### [Task description]
Go line by line through the data below and count those that hold "offsetof". Return only the number.

Source material: Begin

# lightdock/lightdock-rust

Measured on AMD Instinct MI355X. Metric: pose-energy evals/sec (DFIRE, 1k4c), higher is better.
Workload: dtype f64; 1 GPU; 1k4c DFIRE pose-energy batch, 8192 poses/GPU/step, 3413 x 3268 atoms, synthetic DCparams; parallelism=swarm-sharded x1, no collectives, nominal_pair_tests_per_pose=11153684

## Files before the change

### lightdock-rust_amd/csrc/kernels/dfire_bm.hip

```cpp
#include "dfire_bm.hpp"

#include <algorithm>
#include <cmath>
#include <cstddef>
#include <cstdlib>
#include <type_traits>

#include "dfire_device.hpp"
#include "dfire_bm_batch.inc"

#if !defined(LD_DIAG_BUILD) && (defined(LD_BM_DIAG_ANM_COST) || defined(LD_BM_DIAG_ANM_LDS) || defined(LD_BM_DIAG_FIRST) || defined(LD_BM_DIAG_NO_ATOMIC) || defined(LD_BM_DIAG_NO_DMA) || defined(LD_BM_DIAG_NO_EXACT) || defined(LD_BM_DIAG_NO_EXACT_ATOMIC) || defined(LD_BM_DIAG_NO_PAIRS) || defined(LD_BM_DIAG_NO_PARTIAL) || defined(LD_BM_DIAG_NO_POSE) || defined(LD_BM_DIAG_NO_TRACKED) || defined(LD_BM_DIAG_ROW_OF_LANE) || defined(LD_BM_DIAG_WAIT) || defined(LD_BM_DIAG_CULL_TIMES) || defined(LD_BM_DIAG_NO_TP_ATOMIC))
#error "LD_BM_DIAG_* needs -DLD_DIAG_BUILD (tools/build_variant.sh)"
#endif

namespace ld {

namespace {

typedef const __attribute__((address_space(4))) BmLaunch BmArgs;
#define LD_BM_ARGS ((BmArgs *)__builtin_amdgcn_kernarg_segment_ptr())

#ifndef LD_BM_CULL_POSES
#define LD_BM_CULL_POSES 8
#endif
// ... 637 lines not shown
        }
        T->job_count[3] = at;
    }
    __syncthreads();
    for (uint32_t base = 0; base < n_jobs; base += 8 * kStep) {
        uint32_t cost[8];
#pragma unroll
        for (int u = 0; u < 8; u++) {
            const uint32_t j = base + (uint32_t)u * kStep + (uint32_t)tid;
            cost[u] = j < n_jobs ? T->job_cost[j] : 0u;
        }
#pragma unroll
        for (int u = 0; u < 8; u++)
            if (cost[u]) T->job_order[atomicAdd(&s_class[class_of(cost[u])], 1u)] = base + (uint32_t)u * kStep + (uint32_t)tid;
    }
}

template <bool ANM>
struct BmWaveSharedT {
    static constexpr int kPart = ANM ? kBmAnmPartEntries : kBmPartEntries;
    unsigned char row_bits[kPart];
    unsigned short items[kPart + 64];
    alignas(16) float modes[ANM ? 2 * kBmModeFloats : 4];
};
template <bool ANM>
struct BmSharedT {
    unsigned char lut[kBmLutBytes];
    unsigned char cube[kBmWaves][kBmCubeBytes];
    BmWaveSharedT<ANM> w[kBmWaves];
};
typedef BmSharedT<false> BmShared;
static_assert(sizeof(BmSharedT<false>) * kBmGroupsPerCu <= 160 * 1024 && sizeof(BmSharedT<true>) * kBmGroupsPerCu <= 160 * 1024, "two workgroups per CU");
static_assert(offsetof(BmShared, cube) + sizeof(unsigned char[kBmWaves][kBmCubeBytes]) < 65536, "cube rows are addressed by instruction offsets");
static_assert(offsetof(BmSharedT<true>, cube) == offsetof(BmShared, cube), "one batch code for both forms");

struct BmWaveCtx {
    size_t tp;
    int ls;
    int RT;
    size_t lo;
};

#ifndef LD_BM_DRAIN_AT
#define LD_BM_DRAIN_AT 256
#endif
#ifndef LD_BM_EXACT_U
#define LD_BM_EXACT_U 4
#endif
constexpr int kBmDrainAt = LD_BM_DRAIN_AT;
__device__ __forceinline__ unsigned long long bm_pair_item(uint32_t row, int la, int ra) {
    return (unsigned long long)row | (unsigned long long)la << 32 | (unsigned long long)ra << 48;
}

__device__ __forceinline__ void bm_exact_pairs(BmArgs *T, unsigned long long *queue, uint32_t n_pairs, int lane) {
#ifdef LD_BM_DIAG_NO_EXACT
    return;
#endif
    __builtin_amdgcn_fence(__ATOMIC_RELEASE, "workgroup");
    constexpr int U = LD_BM_EXACT_U;
    const ExactCtx ex0 = bm_exact_ctx(T, 0);
    const size_t flag_words = (size_t)(T->m.rec_flag_words + T->m.lig.flag_words);
    for (uint32_t base = 0; base < n_pairs; base += 64 * U) {
        unsigned long long item[U];
        bool act[U];
        int la[U], ra[U];
        size_t row[U], pose[U];
#pragma unroll
        for (int u = 0; u < U; u++) {
            const uint32_t k = base + (uint32_t)(u * 64 + lane);
            act[u] = k < n_pairs;
            item[u] = act[u] ? __hip_atomic_load(queue + k, __ATOMIC_RELAXED, __HIP_MEMORY_SCOPE_AGENT) : 0ull;
        }
#pragma unroll
        for (int u = 0; u < U; u++) {
            la[u] = (int)((item[u] >> 32) & 0xffffu);
            ra[u] = (int)(item[u] >> 48);
            act[u] = act[u] && la[u] < T->m.lig.n_real && ra[u] < T->m.rec_n_real;
            row[u] = (size_t)(item[u] & 0xffffffffull);
        }
        typedef double v2d __attribute__((ext_vector_type(2)));
        v2d pq[U][4], lq[U][2], rq[U][2];
#pragma unroll
        for (int u = 0; u < U; u++) {
            const v2d *prow = reinterpret_cast<const v2d *>(T->rt_exact + (act[u] ? row[u] : 0) * 8);
            const v2d *lrow = reinterpret_cast<const v2d *>(T->m.lig_exact + (size_t)(act[u] ? la[u] : 0) * 4);
            const v2d *rrow = reinterpret_cast<const v2d *>(T->m.rec_exact + (size_t)(act[u] ? ra[u] : 0) * 4);
#pragma unroll
            for (int c = 0; c < 4; c++) pq[u][c] = prow[c];
            lq[u][0] = lrow[0]; lq[u][1] = lrow[1];
            rq[u][0] = rrow[0]; rq[u][1] = rrow[1];
        }
        double pr[U][7], lc[U][3], rc[U][3];
        uint32_t lterm[U], rterm[U];
        int32_t rslot[U], lslot[U];
#pragma unroll
        for (int u = 0; u < U; u++) {
            pr[u][0] = pq[u][0].x; pr[u][1] = pq[u][0].y; pr[u][2] = pq[u][1].x; pr[u][3] = pq[u][1].y;
            pr[u][4] = pq[u][2].x; pr[u][5] = pq[u][2].y; pr[u][6] = pq[u][3].x;
            pose[u] = (size_t)__double_as_longlong(pq[u][3].y);
            lc[u][0] = lq[u][0].x; lc[u][1] = lq[u][0].y; lc[u][2] = lq[u][1].x;
            rc[u][0] = rq[u][0].x; rc[u][1] = rq[u][0].y; rc[u][2] = rq[u][1].x;
            const unsigned long long lw = (unsigned long long)__double_as_longlong(lq[u][1].y), rw = (unsigned long long)__double_as_longlong(rq[u][1].y);
            lterm[u] = (uint32_t)lw; lslot[u] = (int32_t)(lw >> 32);
            rterm[u] = (uint32_t)rw; rslot[u] = (int32_t)(rw >> 32);
        }
        bool inside[U];
        uint32_t slot_at[U];
#pragma unroll
        for (int u = 0; u < U; u++) {
            inside[u] = false;
            slot_at[u] = 0u;
            if (!act[u]) continue;
            if (T->exact_pairs) atomicAdd(T->exact_pairs + row[u], 1u);
            const Quat q{pr[u][3], pr[u][4], pr[u][5], pr[u][6]};
            const Quat r = qmul(qmul(q, Quat{0.0, lc[u][0], lc[u][1], lc[u][2]}), qinverse(q));
            double px = r.x + pr[u][0], py = r.y + pr[u][1], pz = r.z + pr[u][2];
            double rx = rc[u][0], ry = rc[u][1], rz = rc[u][2];
            if (T->amp != nullptr) {
                const v2d *amps = reinterpret_cast<const v2d *>(T->amp_exact + row[u] * (2 * kBmMaxModes));
                const v2d *lm = reinterpret_cast<const v2d *>(T->m.lig_modes_exact + (size_t)la[u] * (3 * kBmMaxModes));
                const v2d *rm = reinterpret_cast<const v2d *>(T->m.rec_modes_exact + (size_t)ra[u] * (3 * kBmMaxModes));
#pragma unroll
                for (int k2 = 0; k2 < kBmMaxModes / 2; k2++) {
                    if (2 * k2 < T->m.anm_lig) {
                        const v2d c = amps[kBmMaxModes / 2 + k2], m0 = lm[3 * k2], m1 = lm[3 * k2 + 1], m2 = lm[3 * k2 + 2];
                        px += m0.x * c.x; py += m0.y * c.x; pz += m1.x * c.x;
                        if (2 * k2 + 1 < T->m.anm_lig) { px += m1.y * c.y; py += m2.x * c.y; pz += m2.y * c.y; }
                    }
                    if (2 * k2 < T->m.anm_rec) {
                        const v2d c = amps[k2], m0 = rm[3 * k2], m1 = rm[3 * k2 + 1], m2 = rm[3 * k2 + 2];
                        rx += m0.x * c.x; ry += m0.y * c.x; rz += m1.x * c.x;
                        if (2 * k2 + 1 < T->m.anm_rec) { rx += m1.y * c.y; ry += m2.x * c.y; rz += m2.y * c.y; }
                    }
                }
            }
            const double dx = 2.0 * rx - 2.0 * px, dy = 2.0 * ry - 2.0 * py, dz = 2.0 * rz - 2.0 * pz;
            const double D = dx * dx + dy * dy + dz * dz;
            if (!(D <= kCutScaled)) continue;
            uint32_t bin = 0;
            for (int b = 1; b <= 20; b++) bin += D >= ex0.step4[b] ? 1u : 0u;
            if (D <= ex0.iface_scaled) {
                uint32_t *flags = T->flags + pose[u] * flag_words;
                if (rslot[u] >= 0) atomicOr(&flags[rslot[u] >> 5], 1u << (rslot[u] & 31));
                if (lslot[u] >= 0) atomicOr(&flags[T->m.rec_flag_words + (lslot[u] >> 5)], 1u << (lslot[u] & 31));
            }
            inside[u] = true;
            slot_at[u] = (lterm[u] + rterm[u] + tiled_bin_term(bin)) / 8u;
        }
        double value[U];
#pragma unroll
        for (int u = 0; u < U; u++) value[u] = ex0.table[slot_at[u]];
#pragma unroll
        for (int u = 0; u < U; u++) {
            if (!inside[u]) continue;
            const long long fix = T->count_mode ? 1ll : __double2ll_rn(value[u] * T->m.fix_scale);
#ifndef LD_BM_DIAG_NO_EXACT_ATOMIC
            if (fix != 0) atomicAdd(reinterpret_cast<unsigned long long *>(T->exact_fix + row[u]), (unsigned long long)fix);
#else
            asm volatile("" :: "v"(fix));
#endif
        }
    }
    __builtin_amdgcn_fence(__ATOMIC_ACQ_REL, "workgroup");
}

__device__ __forceinline__ uint32_t bm_cell(float Rs, float Rz, float Ry, float Rx, float l2, float lz, float ly, float lx) {
    float D = Rs - l2;
    D = __builtin_fmaf(Rz, lz, D);
    D = __builtin_fmaf(Ry, ly, D);
    D = __builtin_fmaf(Rx, lx, D);
    uint32_t c;
    asm("v_cvt_u32_f32 %0, %1" : "=v"(c) : "v"(D));
    return c;
}

__device__ __forceinline__ unsigned long long bm_block_item(size_t entry, int a, int b) {
    return (unsigned long long)entry | (unsigned long long)a << 32 | (unsigned long long)b << 35;
}
__device__ __forceinline__ uint32_t bm_recheck(BmArgs *T, const unsigned char *lut, const unsigned long long *blocks, uint32_t n_blocks,
                                            unsigned long long *queue, uint32_t n_pairs, int lane) {
    __builtin_amdgcn_fence(__ATOMIC_RELEASE, "workgroup");
    constexpr float seed = (float)kBmCellZero + 0.5f;
    const int n_rt = T->m.rec_n_tiles;
    for (uint32_t base = 0; base < n_blocks; base += 64) {
    if (n_pairs > (uint32_t)kBmQueuePairs - 4096u - (uint32_t)(8 * kBmPartEntries)) {
        bm_exact_pairs(T, queue, n_pairs, lane);
        n_pairs = 0;
    }
    const bool act = base + (uint32_t)lane < n_blocks;
    const unsigned long long item = act ? __hip_atomic_load(blocks + base + lane, __ATOMIC_RELAXED, __HIP_MEMORY_SCOPE_AGENT) : 0ull;
    const size_t entry = (size_t)(item & 0xffffffffull);
    const int a = (int)((item >> 32) & 7u), b = (int)((item >> 35) & 7u);
    const size_t tp = entry / T->cap;
    const int lt = (int)(tp / (unsigned)n_rt), RT = (int)(tp % (unsigned)n_rt), ls = lt * 8 + a;
    const uint32_t row = act ? T->ent_row[entry] : 0u;
    const float4 *ap = reinterpret_cast<const float4 *>(T->rt) + (size_t)row * 3;
    const float4 a0 = ap[0], a1 = ap[1], a2 = ap[2];
    const TiledBox box = T->m.rec_sub[(size_t)RT * 8 + b];
    const float cbx = 0.5f * (box.lox + box.hix), cby = 0.5f * (box.loy + box.hiy), cbz = 0.5f * (box.loz + box.hiz);
    const Affine A{a0.x, a0.y, a0.z, a0.w - cbx, a1.x, a1.y, a1.z, a1.w - cby, a2.x, a2.y, a2.z, a2.w - cbz};
    const bool anm = T->amp != nullptr;
    float amp_rec[kBmMaxModes], amp_lig[kBmMaxModes];
    bool wild = false;
#pragma unroll
    for (int k = 0; k < kBmMaxModes; k++) amp_rec[k] = amp_lig[k] = 0.f;
    if (anm) {
        const float *am = T->amp + (size_t)row * kBmAmpFloats;
#pragma unroll
        for (int k = 0; k < kBmMaxModes; k++) {
            amp_rec[k] = am[k];
            amp_lig[k] = am[kBmMaxModes + k];
        }
        wild = am[20] != 0.f;
    }
    auto flexed = [&](const float *modes, const float *amps, int atom, int c) {
        const float *m = modes + ((atom >> 1) * 3 + c) * kBmMaxModes * 2 + (atom & 1);
        float d = amps[0] * m[0];
#pragma unroll
        for (int k = 1; k < kBmMaxModes; k++) d = __builtin_fmaf(amps[k], m[2 * k], d);
        return d;
    };
    float lx[8], ly[8], lz[8], l2[8];
#pragma unroll
    for (int i = 0; i < 8; i++) {
        const float4 L = reinterpret_cast<const float4 *>(T->m.lig_local)[ls * 8 + i];
        bm_apply(A, L.x, L.y, L.z, lx[i], ly[i], lz[i]);
        if (anm) {
            const float *lm = T->m.lig_modes_f32 + (size_t)ls * kBmModeFloats;
            lx[i] += flexed(lm, amp_lig, i, 0);
            ly[i] += flexed(lm, amp_lig, i, 1);
            lz[i] += flexed(lm, amp_lig, i, 2);
        }
        l2[i] = __builtin_fmaf(lx[i], lx[i], __builtin_fmaf(ly[i], ly[i], lz[i] * lz[i]));
    }
    const float *rec = reinterpret_cast<const float *>(T->m.rec_pairs + (size_t)RT * 32 + b * 4);
    const uint32_t near_code = T->m.lig_sub_tracked[ls] != 0 || T->m.rec_sub_tracked[RT * 8 + b] != 0 ? bm_code_of_bin(1) : 0xffffffffu;
#pragma unroll 1
    for (int q = 0; q < 4; q++) {
#pragma unroll
        for (int h = 0; h < 2; h++) {
            float x = rec[q * 8 + h] - cbx, y = rec[q * 8 + 2 + h] - cby, z = rec[q * 8 + 4 + h] - cbz;
            if (anm) {
                const float *rm = T->m.rec_modes_f32 + ((size_t)RT * 8 + (size_t)b) * kBmModeFloats;
                x += flexed(rm, amp_rec, 2 * q + h, 0);
                y += flexed(rm, amp_rec, 2 * q + h, 1);
                z += flexed(rm, amp_rec, 2 * q + h, 2);
            }
            const float Rs = __builtin_fmaf(-x, x, __builtin_fmaf(-y, y, __builtin_fmaf(-z, z, seed)));
            const float Rx = x * 2.f, Ry = y * 2.f, Rz = z * 2.f;
#pragma unroll
            for (int i = 0; i < 8; i++) {
                const uint32_t cell = bm_cell(Rs, Rz, Ry, Rx, l2[i], lz[i], ly[i], lx[i]);
                const uint32_t code = lut[cell];
                const bool hit = act && (wild || code == kBmFlagged || (near_code != 0xffffffffu && code <= near_code));
                const unsigned long long m = __builtin_amdgcn_ballot_w64(hit);
                if (hit) {
                    const uint32_t at = n_pairs + __builtin_amdgcn_mbcnt_hi((uint32_t)(m >> 32), __builtin_amdgcn_mbcnt_lo((uint32_t)m, 0u));
                    queue[at] = bm_pair_item(row, ls * 8 + i, RT * 64 + b * 8 + 2 * q + h);
                }
                n_pairs += (uint32_t)__popcll(m);
            }
        }
    }
    }
    return n_pairs;
}
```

Source material: End

### [Written response]
2